*TASK ITEM*: Print every entry again, precisely as written.

Stored items
....................

int enqueue_deconv_s3p(const Launch& L, const SubConv& sc, rt::ConvArgs& a) {
    a.tiles_x = (int)rt::cdiv(sc.Wi, 32);
    const int tiles = a.tiles_x * (int)rt::cdiv(sc.Hi, 4), nblk = (int)rt::cdiv(sc.Cout, 32);
    RT_REQUIRE(!sc.x_il8 && !sc.x_f16 && !sc.y_f16, "rt_conv_enqueue: the fp32 four-phase transposed kernel takes a planar fp32 input and writes fp32");
    RT_REQUIRE((int64_t)L.batch * sc.nz <= 65535, "rt_conv_enqueue: grid limit exceeded");
    RT_REQUIRE(sc.y_cstride * (int64_t)sc.Cout < (1ll << 29), "rt_conv_enqueue: output sample exceeds 2 GB (32-bit buffer offsets)");
    dim3 g((unsigned)tiles, (unsigned)nblk, (unsigned)(L.batch * sc.nz));
    if (L.plan->opt.trace) fprintf(stderr, "[rt] deconv_s3p<%d> r%d grid %u x %u x %u\n", sc.y_il8 ? 1 : 0, sc.r_il8, g.x, g.y, g.z);
    if (sc.y_il8) hipLaunchKernelGGL(rt::deconv_s3p_kernel<true>, g, dim3(256), 0, S(L.s), a);
    else hipLaunchKernelGGL(rt::deconv_s3p_kernel<false>, g, dim3(256), 0, S(L.s), a);
    RT_LAUNCH_CHECK("deconv_s3p_kernel");
    return 0;
}

int enqueue_deconv_f16p(const Launch& L, const SubConv& sc, rt::ConvArgs& a, bool& took_next) {
    const rtConvPlan* plan = L.plan;
    const int batch = L.batch;
    a.tiles_x = (int)rt::cdiv(sc.Wi, 32);
    const int tiles = a.tiles_x * (int)rt::cdiv(sc.Hi, 4), nblk = (int)rt::cdiv(sc.Cout, 32);
    RT_REQUIRE(sc.x_il8 && sc.y_il8 && sc.x_f16 && sc.y_f16, "rt_conv_enqueue: the four-phase transposed kernel takes interleaved fp16 tensors");
    a.z_inner = plan->opt.zinner != 0 ? 1 : 0;
    RT_REQUIRE(batch <= 65535 && (int64_t)batch * sc.nz <= 65535, "rt_conv_enqueue: grid limit exceeded");
    dim3 g = a.z_inner ? dim3((unsigned)(tiles * sc.nz), (unsigned)nblk, (unsigned)batch) : dim3((unsigned)tiles, (unsigned)nblk, (unsigned)(batch * sc.nz));
    if (plan->opt.f16p_walk != 0 && (!plan->has_resid || sc.r_il8)) {
        rt::DeconvWalkB wb{};
        const SubConv* sb = (&sc == &plan->subs[0] && plan->subs.size() == 2) ? &plan->subs[1] : nullptr;
        if (sb && plan->opt.f16p_classes != 0 && sb->dp4 && sb->f16mma && sb->x_il8 && sb->y_il8 && sb->x_f16 && sb->y_f16 && sb->r_il8 == sc.r_il8 &&
            sb->Hi == sc.Hi && sb->Wi == sc.Wi && sb->Ho == sc.Ho && sb->Wo == sc.Wo && sb->Cout == sc.Cout && sb->x_pitch == sc.x_pitch &&
            sb->y_cstride == sc.y_cstride && sb->y_ystride == sc.y_ystride && sb->r_cstride == sc.r_cstride) {
            wb.w = static_cast<const float*>(sb->w_dev); wb.zs = sb->zs_dev; wb.ch_off = sb->choff_dev; wb.CinPad = sb->CinPad; wb.nz = sb->nz;
            took_next = true;
        }
        const int nzw = std::max(sc.nz, wb.zs ? wb.nz : 0);
        const double per_m = wb.zs ? (double)(sc.CinPad + wb.CinPad) / sc.CinPad : 1.0;
        const int64_t slots = (int64_t)3 * device_cus(), base = (int64_t)tiles * nblk * batch;
        int nseg = 1;
        double best = 1e30;
        auto seg_cost = [&](int ns) {
            const int seg = (int)rt::cdiv(nzw, ns);
            return (int)rt::cdiv(nzw, seg) != ns ? 1e30 : (double)rt::cdiv(base * ns, slots) * (seg * per_m + 1.0);
        };
        for (int ns = 1; ns <= nzw; ns++) best = std::min(best, seg_cost(ns));
        for (int ns = 1; ns <= nzw; ns++)
            if (seg_cost(ns) <= 1.05 * best) nseg = ns;
        if (plan->opt.f16p_walk > 0) nseg = std::min(plan->opt.f16p_walk, nzw);
        a.dw_seg = (int)rt::cdiv(nzw, nseg); a.dw_nseg = nzw; a.dw_cpc = sc.nz; a.nz = (int)rt::cdiv(nzw, a.dw_seg);
        RT_REQUIRE((int64_t)batch * a.nz <= 65535, "rt_conv_enqueue: grid limit exceeded");
        dim3 gw = a.z_inner ? dim3((unsigned)(tiles * a.nz), (unsigned)nblk, (unsigned)batch) : dim3((unsigned)tiles, (unsigned)nblk, (unsigned)(batch * a.nz));
        if (plan->opt.trace) fprintf(stderr, "[rt] deconv_f16pw grid %u x %u x %u, %d slice indices per segment, %d class(es)\n", gw.x, gw.y, gw.z, a.dw_seg, wb.zs ? 2 : 1);
        hipLaunchKernelGGL(rt::deconv_f16pw_kernel, gw, dim3(256), 0, S(L.s), a, wb);
        RT_LAUNCH_CHECK("deconv_f16pw_kernel");
        return 0;
    }
    if (plan->opt.trace) fprintf(stderr, "[rt] deconv_f16p grid %u x %u x %u\n", g.x, g.y, g.z);
    hipLaunchKernelGGL(rt::deconv_f16p_kernel, g, dim3(256), 0, S(L.s), a);
    RT_LAUNCH_CHECK("deconv_f16p_kernel");
    return 0;
}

....................

*WRITTEN SOLUTION*:
int enqueue_deconv_s3p(const Launch& L, const SubConv& sc, rt::ConvArgs& a) {
    a.tiles_x = (int)rt::cdiv(sc.Wi, 32);
    const int tiles = a.tiles_x * (int)rt::cdiv(sc.Hi, 4), nblk = (int)rt::cdiv(sc.Cout, 32);
    RT_REQUIRE(!sc.x_il8 && !sc.x_f16 && !sc.y_f16, "rt_conv_enqueue: the fp32 four-phase transposed kernel takes a planar fp32 input and writes fp32");
    RT_REQUIRE((int64_t)L.batch * sc.nz <= 65535, "rt_conv_enqueue: grid limit exceeded");
    RT_REQUIRE(sc.y_cstride * (int64_t)sc.Cout < (1ll << 29), "rt_conv_enqueue: output sample exceeds 2 GB (32-bit buffer offsets)");
    dim3 g((unsigned)tiles, (unsigned)nblk, (unsigned)(L.batch * sc.nz));
    if (L.plan->opt.trace) fprintf(stderr, "[rt] deconv_s3p<%d> r%d grid %u x %u x %u\n", sc.y_il8 ? 1 : 0, sc.r_il8, g.x, g.y, g.z);
    if (sc.y_il8) hipLaunchKernelGGL(rt::deconv_s3p_kernel<true>, g, dim3(256), 0, S(L.s), a);
    else hipLaunchKernelGGL(rt::deconv_s3p_kernel<false>, g, dim3(256), 0, S(L.s), a);
    RT_LAUNCH_CHECK("deconv_s3p_kernel");
    return 0;
}

int enqueue_deconv_f16p(const Launch& L, const SubConv& sc, rt::ConvArgs& a, bool& took_next) {
    const rtConvPlan* plan = L.plan;
    const int batch = L.batch;
    a.tiles_x = (int)rt::cdiv(sc.Wi, 32);
    const int tiles = a.tiles_x * (int)rt::cdiv(sc.Hi, 4), nblk = (int)rt::cdiv(sc.Cout, 32);
    RT_REQUIRE(sc.x_il8 && sc.y_il8 && sc.x_f16 && sc.y_f16, "rt_conv_enqueue: the four-phase transposed kernel takes interleaved fp16 tensors");
    a.z_inner = plan->opt.zinner != 0 ? 1 : 0;
    RT_REQUIRE(batch <= 65535 && (int64_t)batch * sc.nz <= 65535, "rt_conv_enqueue: grid limit exceeded");
    dim3 g = a.z_inner ? dim3((unsigned)(tiles * sc.nz), (unsigned)nblk, (unsigned)batch) : dim3((unsigned)tiles, (unsigned)nblk, (unsigned)(batch * sc.nz));
    if (plan->opt.f16p_walk != 0 && (!plan->has_resid || sc.r_il8)) {
        rt::DeconvWalkB wb{};
        const SubConv* sb = (&sc == &plan->subs[0] && plan->subs.size() == 2) ? &plan->subs[1] : nullptr;
        if (sb && plan->opt.f16p_classes != 0 && sb->dp4 && sb->f16mma && sb->x_il8 && sb->y_il8 && sb->x_f16 && sb->y_f16 && sb->r_il8 == sc.r_il8 &&
            sb->Hi == sc.Hi && sb->Wi == sc.Wi && sb->Ho == sc.Ho && sb->Wo == sc.Wo && sb->Cout == sc.Cout && sb->x_pitch == sc.x_pitch &&
            sb->y_cstride == sc.y_cstride && sb->y_ystride == sc.y_ystride && sb->r_cstride == sc.r_cstride) {
            wb.w = static_cast<const float*>(sb->w_dev); wb.zs = sb->zs_dev; wb.ch_off = sb->choff_dev; wb.CinPad = sb->CinPad; wb.nz = sb->nz;
            took_next = true;
        }
        const int nzw = std::max(sc.nz, wb.zs ? wb.nz : 0);
        const double per_m = wb.zs ? (double)(sc.CinPad + wb.CinPad) / sc.CinPad : 1.0;
        const int64_t slots = (int64_t)3 * device_cus(), base = (int64_t)tiles * nblk * batch;
        int nseg = 1;
        double best = 1e30;
        auto seg_cost = [&](int ns) {
            const int seg = (int)rt::cdiv(nzw, ns);
            return (int)rt::cdiv(nzw, seg) != ns ? 1e30 : (double)rt::cdiv(base * ns, slots) * (seg * per_m + 1.0);
        };
        for (int ns = 1; ns <= nzw; ns++) best = std::min(best, seg_cost(ns));
        for (int ns = 1; ns <= nzw; ns++)
            if (seg_cost(ns) <= 1.05 * best) nseg = ns;
        if (plan->opt.f16p_walk > 0) nseg = std::min(plan->opt.f16p_walk, nzw);
        a.dw_seg = (int)rt::cdiv(nzw, nseg); a.dw_nseg = nzw; a.dw_cpc = sc.nz; a.nz = (int)rt::cdiv(nzw, a.dw_seg);
        RT_REQUIRE((int64_t)batch * a.nz <= 65535, "rt_conv_enqueue: grid limit exceeded");
        dim3 gw = a.z_inner ? dim3((unsigned)(tiles * a.nz), (unsigned)nblk, (unsigned)batch) : dim3((unsigned)tiles, (unsigned)nblk, (unsigned)(batch * a.nz));
        if (plan->opt.trace) fprintf(stderr, "[rt] deconv_f16pw grid %u x %u x %u, %d slice indices per segment, %d class(es)\n", gw.x, gw.y, gw.z, a.dw_seg, wb.zs ? 2 : 1);
        hipLaunchKernelGGL(rt::deconv_f16pw_kernel, gw, dim3(256), 0, S(L.s), a, wb);
        RT_LAUNCH_CHECK("deconv_f16pw_kernel");
        return 0;
    }
    if (plan->opt.trace) fprintf(stderr, "[rt] deconv_f16p grid %u x %u x %u\n", g.x, g.y, g.z);
    hipLaunchKernelGGL(rt::deconv_f16p_kernel, g, dim3(256), 0, S(L.s), a);
    RT_LAUNCH_CHECK("deconv_f16p_kernel");
    return 0;
}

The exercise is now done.